_Try it:_ Every line from the start of the listing below through the line that contains "compression scheme not" is to be reproduced word for word.

_Input data:_
● ● ● ● ●
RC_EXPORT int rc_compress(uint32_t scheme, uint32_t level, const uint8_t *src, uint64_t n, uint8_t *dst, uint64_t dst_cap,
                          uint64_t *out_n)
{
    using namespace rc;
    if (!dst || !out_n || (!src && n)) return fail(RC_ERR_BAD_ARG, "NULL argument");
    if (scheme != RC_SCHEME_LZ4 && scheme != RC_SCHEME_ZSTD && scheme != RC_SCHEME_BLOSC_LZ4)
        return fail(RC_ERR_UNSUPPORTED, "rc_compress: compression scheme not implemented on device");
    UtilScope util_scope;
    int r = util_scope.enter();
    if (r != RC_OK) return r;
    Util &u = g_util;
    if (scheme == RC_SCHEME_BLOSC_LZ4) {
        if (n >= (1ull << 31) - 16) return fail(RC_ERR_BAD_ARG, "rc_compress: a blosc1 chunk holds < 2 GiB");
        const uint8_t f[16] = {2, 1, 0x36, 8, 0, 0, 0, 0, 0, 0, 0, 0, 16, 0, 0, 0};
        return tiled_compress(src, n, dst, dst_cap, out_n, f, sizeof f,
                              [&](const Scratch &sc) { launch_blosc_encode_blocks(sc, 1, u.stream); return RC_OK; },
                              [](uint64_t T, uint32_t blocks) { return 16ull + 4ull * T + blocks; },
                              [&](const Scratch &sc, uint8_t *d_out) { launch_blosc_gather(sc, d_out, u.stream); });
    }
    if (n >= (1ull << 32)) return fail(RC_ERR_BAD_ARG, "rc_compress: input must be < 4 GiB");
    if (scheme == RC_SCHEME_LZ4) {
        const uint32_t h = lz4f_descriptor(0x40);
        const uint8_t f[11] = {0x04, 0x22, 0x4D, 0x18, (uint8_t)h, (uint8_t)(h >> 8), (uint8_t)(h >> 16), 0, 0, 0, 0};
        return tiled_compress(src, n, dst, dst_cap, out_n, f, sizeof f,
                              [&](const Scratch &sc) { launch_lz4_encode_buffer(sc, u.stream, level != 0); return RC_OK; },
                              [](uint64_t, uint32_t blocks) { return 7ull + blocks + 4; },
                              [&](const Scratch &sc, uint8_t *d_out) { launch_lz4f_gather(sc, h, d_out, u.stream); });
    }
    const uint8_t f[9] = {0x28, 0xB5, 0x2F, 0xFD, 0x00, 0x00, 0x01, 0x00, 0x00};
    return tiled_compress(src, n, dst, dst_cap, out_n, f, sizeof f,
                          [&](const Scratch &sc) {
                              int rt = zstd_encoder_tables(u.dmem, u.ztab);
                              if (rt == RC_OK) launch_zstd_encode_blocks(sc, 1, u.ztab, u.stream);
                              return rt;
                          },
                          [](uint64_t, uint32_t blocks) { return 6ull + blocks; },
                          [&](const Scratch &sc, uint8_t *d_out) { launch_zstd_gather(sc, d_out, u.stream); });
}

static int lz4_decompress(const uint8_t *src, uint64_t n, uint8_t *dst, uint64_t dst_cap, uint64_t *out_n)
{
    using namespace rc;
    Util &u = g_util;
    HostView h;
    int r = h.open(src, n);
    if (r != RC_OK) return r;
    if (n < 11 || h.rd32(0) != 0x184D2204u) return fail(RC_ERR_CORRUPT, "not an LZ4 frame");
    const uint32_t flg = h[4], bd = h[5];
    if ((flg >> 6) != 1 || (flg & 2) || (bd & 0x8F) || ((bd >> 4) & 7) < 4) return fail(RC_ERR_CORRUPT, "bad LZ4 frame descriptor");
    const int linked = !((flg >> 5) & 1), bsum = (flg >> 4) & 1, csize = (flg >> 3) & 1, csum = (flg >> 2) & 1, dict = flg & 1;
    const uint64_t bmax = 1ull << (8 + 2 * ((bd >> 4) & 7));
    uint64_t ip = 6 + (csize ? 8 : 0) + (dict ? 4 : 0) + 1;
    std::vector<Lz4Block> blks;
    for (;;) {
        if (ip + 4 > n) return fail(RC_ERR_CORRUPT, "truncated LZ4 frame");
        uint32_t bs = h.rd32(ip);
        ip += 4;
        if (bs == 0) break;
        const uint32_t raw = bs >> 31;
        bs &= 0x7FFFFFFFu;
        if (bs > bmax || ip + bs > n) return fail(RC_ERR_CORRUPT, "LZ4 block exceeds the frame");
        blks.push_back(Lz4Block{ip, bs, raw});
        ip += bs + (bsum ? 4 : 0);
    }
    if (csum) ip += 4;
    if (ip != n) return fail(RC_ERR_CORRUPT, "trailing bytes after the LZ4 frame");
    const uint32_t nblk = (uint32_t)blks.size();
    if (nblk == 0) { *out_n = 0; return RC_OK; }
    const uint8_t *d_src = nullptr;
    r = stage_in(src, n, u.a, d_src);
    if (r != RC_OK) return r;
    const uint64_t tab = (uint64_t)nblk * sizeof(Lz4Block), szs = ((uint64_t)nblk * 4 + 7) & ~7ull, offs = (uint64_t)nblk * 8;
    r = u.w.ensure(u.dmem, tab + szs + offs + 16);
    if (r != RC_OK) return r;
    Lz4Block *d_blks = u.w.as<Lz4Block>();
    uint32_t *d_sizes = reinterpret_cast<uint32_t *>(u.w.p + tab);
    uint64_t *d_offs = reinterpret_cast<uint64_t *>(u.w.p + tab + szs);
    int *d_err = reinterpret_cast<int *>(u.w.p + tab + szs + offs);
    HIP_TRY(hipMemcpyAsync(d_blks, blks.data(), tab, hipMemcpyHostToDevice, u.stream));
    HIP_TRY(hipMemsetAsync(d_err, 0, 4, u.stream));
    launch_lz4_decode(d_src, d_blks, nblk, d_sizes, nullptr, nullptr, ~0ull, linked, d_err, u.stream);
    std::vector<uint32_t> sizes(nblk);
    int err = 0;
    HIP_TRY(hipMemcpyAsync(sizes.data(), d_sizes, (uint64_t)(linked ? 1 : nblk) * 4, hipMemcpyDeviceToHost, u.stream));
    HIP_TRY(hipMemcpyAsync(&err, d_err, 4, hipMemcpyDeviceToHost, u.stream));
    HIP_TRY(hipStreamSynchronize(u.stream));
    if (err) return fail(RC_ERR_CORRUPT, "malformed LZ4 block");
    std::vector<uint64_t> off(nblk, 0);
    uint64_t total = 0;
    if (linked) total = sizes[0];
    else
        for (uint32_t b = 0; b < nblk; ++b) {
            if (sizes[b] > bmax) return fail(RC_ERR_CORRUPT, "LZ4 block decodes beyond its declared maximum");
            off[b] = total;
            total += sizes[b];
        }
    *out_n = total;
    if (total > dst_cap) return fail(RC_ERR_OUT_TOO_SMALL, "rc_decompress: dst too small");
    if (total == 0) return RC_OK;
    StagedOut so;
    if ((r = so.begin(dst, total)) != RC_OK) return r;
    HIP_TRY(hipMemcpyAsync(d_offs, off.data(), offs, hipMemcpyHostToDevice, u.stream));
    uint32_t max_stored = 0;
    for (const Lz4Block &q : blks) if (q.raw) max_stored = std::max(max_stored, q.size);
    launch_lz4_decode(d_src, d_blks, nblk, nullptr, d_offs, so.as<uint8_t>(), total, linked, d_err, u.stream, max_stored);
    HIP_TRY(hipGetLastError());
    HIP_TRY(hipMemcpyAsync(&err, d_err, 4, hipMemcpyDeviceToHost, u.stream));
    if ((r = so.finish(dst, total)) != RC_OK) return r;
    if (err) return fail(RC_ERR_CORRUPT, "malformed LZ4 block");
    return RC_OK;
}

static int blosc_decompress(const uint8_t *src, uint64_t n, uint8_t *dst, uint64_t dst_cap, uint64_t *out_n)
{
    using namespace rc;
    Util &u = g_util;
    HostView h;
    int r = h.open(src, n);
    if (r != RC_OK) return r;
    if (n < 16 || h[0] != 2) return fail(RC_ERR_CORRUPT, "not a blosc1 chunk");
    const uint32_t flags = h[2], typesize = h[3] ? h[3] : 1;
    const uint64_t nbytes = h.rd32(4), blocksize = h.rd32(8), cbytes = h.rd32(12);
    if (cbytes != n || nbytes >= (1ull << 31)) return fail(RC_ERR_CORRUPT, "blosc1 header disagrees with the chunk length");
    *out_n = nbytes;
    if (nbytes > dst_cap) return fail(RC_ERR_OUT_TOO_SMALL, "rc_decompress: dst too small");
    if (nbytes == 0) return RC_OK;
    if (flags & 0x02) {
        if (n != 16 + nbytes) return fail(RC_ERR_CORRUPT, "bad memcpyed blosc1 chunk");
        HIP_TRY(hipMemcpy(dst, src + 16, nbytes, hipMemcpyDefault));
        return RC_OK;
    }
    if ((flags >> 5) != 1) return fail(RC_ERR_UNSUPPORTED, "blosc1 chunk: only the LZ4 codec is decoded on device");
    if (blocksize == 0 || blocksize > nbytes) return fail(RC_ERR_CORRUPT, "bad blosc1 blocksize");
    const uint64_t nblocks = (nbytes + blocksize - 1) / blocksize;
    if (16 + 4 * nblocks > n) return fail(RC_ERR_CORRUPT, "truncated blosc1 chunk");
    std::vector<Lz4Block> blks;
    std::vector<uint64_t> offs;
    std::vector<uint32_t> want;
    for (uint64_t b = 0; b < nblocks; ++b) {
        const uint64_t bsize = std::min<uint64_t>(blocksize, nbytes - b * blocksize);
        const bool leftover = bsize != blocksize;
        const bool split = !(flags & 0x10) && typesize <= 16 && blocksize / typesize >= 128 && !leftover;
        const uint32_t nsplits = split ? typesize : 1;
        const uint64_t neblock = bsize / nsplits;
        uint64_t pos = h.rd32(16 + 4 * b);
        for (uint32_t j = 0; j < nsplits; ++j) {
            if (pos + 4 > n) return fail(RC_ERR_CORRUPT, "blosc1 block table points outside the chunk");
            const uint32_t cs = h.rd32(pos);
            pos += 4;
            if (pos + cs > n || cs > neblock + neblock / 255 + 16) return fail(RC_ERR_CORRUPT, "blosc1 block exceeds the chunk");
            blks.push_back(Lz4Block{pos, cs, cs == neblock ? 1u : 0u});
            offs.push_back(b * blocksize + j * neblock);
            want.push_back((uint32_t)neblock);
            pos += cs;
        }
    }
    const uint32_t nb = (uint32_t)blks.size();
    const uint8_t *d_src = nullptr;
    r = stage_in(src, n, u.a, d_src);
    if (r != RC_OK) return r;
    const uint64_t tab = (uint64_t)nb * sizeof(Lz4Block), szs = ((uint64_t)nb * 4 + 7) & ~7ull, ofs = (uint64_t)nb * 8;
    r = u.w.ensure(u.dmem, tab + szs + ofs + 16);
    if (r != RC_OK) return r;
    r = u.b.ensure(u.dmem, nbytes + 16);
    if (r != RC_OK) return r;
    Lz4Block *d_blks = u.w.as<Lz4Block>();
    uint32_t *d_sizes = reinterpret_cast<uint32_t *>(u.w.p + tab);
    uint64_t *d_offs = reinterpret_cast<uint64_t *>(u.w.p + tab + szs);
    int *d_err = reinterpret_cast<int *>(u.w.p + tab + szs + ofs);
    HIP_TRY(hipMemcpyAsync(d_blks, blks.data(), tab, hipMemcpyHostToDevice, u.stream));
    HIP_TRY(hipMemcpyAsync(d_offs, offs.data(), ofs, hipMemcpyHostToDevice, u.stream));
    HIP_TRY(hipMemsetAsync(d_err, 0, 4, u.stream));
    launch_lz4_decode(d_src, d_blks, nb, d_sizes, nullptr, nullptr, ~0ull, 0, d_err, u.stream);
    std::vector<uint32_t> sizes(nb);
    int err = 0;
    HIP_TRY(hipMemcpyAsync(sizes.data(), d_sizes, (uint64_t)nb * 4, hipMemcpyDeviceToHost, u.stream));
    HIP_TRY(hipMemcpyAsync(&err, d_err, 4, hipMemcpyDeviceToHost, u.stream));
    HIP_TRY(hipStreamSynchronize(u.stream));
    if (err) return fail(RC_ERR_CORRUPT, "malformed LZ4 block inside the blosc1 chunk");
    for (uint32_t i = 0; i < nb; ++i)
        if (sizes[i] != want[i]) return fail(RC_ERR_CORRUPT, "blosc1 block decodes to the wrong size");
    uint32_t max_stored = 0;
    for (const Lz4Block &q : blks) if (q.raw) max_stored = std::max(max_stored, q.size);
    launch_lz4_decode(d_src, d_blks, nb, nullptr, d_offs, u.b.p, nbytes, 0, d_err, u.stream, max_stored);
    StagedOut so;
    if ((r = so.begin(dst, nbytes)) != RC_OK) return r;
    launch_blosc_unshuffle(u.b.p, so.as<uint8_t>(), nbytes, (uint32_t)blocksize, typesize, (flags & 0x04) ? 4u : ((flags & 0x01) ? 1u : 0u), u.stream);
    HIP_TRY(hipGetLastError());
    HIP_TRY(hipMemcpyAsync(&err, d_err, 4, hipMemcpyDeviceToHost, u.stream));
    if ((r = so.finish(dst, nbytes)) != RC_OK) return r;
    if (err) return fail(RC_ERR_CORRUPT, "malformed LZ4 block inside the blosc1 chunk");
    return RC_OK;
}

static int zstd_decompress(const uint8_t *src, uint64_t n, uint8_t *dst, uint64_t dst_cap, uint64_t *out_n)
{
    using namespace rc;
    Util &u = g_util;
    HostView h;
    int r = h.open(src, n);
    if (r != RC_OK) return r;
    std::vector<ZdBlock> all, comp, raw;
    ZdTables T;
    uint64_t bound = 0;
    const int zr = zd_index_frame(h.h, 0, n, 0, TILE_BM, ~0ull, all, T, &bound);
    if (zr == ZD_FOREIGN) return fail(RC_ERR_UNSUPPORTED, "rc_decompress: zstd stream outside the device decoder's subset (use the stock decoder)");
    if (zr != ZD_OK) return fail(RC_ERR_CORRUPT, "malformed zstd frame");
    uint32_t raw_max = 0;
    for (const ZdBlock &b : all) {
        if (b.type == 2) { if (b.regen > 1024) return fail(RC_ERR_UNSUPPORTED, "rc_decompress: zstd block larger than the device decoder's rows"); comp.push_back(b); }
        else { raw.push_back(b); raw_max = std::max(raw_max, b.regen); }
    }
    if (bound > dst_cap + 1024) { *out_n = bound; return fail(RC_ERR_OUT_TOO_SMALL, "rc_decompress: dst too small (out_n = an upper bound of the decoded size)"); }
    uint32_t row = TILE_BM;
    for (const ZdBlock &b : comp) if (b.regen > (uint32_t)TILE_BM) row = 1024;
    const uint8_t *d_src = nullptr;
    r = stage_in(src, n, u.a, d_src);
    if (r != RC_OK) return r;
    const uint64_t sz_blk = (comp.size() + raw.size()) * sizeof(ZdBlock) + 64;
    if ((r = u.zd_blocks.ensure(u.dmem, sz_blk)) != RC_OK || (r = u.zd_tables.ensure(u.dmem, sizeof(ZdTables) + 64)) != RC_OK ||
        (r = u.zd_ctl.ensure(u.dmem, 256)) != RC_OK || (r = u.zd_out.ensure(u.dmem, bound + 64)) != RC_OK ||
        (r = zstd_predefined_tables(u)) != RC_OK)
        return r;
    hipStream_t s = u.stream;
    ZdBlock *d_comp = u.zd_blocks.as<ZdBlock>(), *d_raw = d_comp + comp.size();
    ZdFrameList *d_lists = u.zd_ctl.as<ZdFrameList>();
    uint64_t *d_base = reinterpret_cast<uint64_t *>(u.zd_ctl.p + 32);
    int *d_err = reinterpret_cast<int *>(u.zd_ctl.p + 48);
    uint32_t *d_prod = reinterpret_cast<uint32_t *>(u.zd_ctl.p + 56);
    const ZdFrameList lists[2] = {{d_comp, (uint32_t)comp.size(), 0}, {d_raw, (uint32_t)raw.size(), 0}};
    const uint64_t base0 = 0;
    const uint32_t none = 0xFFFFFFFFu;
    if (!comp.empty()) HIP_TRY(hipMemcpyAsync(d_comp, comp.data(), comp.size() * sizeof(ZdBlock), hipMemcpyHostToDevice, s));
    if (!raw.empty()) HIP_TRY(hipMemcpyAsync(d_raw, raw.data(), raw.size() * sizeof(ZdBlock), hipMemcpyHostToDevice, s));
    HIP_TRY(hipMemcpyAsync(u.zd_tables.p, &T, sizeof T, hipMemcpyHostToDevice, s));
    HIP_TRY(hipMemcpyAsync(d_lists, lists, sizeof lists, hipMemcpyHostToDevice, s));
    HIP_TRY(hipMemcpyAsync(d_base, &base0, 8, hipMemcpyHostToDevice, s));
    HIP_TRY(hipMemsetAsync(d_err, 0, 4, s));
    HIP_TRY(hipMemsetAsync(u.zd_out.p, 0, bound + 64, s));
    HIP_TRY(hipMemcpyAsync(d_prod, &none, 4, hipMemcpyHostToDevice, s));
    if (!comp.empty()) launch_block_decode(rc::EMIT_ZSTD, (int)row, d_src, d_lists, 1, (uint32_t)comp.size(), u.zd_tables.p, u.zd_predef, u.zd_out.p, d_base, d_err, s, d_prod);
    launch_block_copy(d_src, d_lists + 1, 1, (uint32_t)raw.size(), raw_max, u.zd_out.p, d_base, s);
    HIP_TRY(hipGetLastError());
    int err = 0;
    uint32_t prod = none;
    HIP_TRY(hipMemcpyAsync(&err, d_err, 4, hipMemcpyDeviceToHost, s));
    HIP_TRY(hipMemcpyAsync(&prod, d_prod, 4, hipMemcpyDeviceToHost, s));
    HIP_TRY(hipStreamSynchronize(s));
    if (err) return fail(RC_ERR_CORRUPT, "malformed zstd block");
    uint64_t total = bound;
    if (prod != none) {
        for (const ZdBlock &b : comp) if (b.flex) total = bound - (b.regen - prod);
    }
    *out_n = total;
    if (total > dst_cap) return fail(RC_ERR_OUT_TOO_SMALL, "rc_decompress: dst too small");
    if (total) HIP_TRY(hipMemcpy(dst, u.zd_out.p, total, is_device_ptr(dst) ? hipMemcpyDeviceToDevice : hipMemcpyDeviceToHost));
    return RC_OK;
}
● ● ● ● ●
_Response for this exercise:_
RC_EXPORT int rc_compress(uint32_t scheme, uint32_t level, const uint8_t *src, uint64_t n, uint8_t *dst, uint64_t dst_cap,
                          uint64_t *out_n)
{
    using namespace rc;
    if (!dst || !out_n || (!src && n)) return fail(RC_ERR_BAD_ARG, "NULL argument");
    if (scheme != RC_SCHEME_LZ4 && scheme != RC_SCHEME_ZSTD && scheme != RC_SCHEME_BLOSC_LZ4)
        return fail(RC_ERR_UNSUPPORTED, "rc_compress: compression scheme not implemented on device");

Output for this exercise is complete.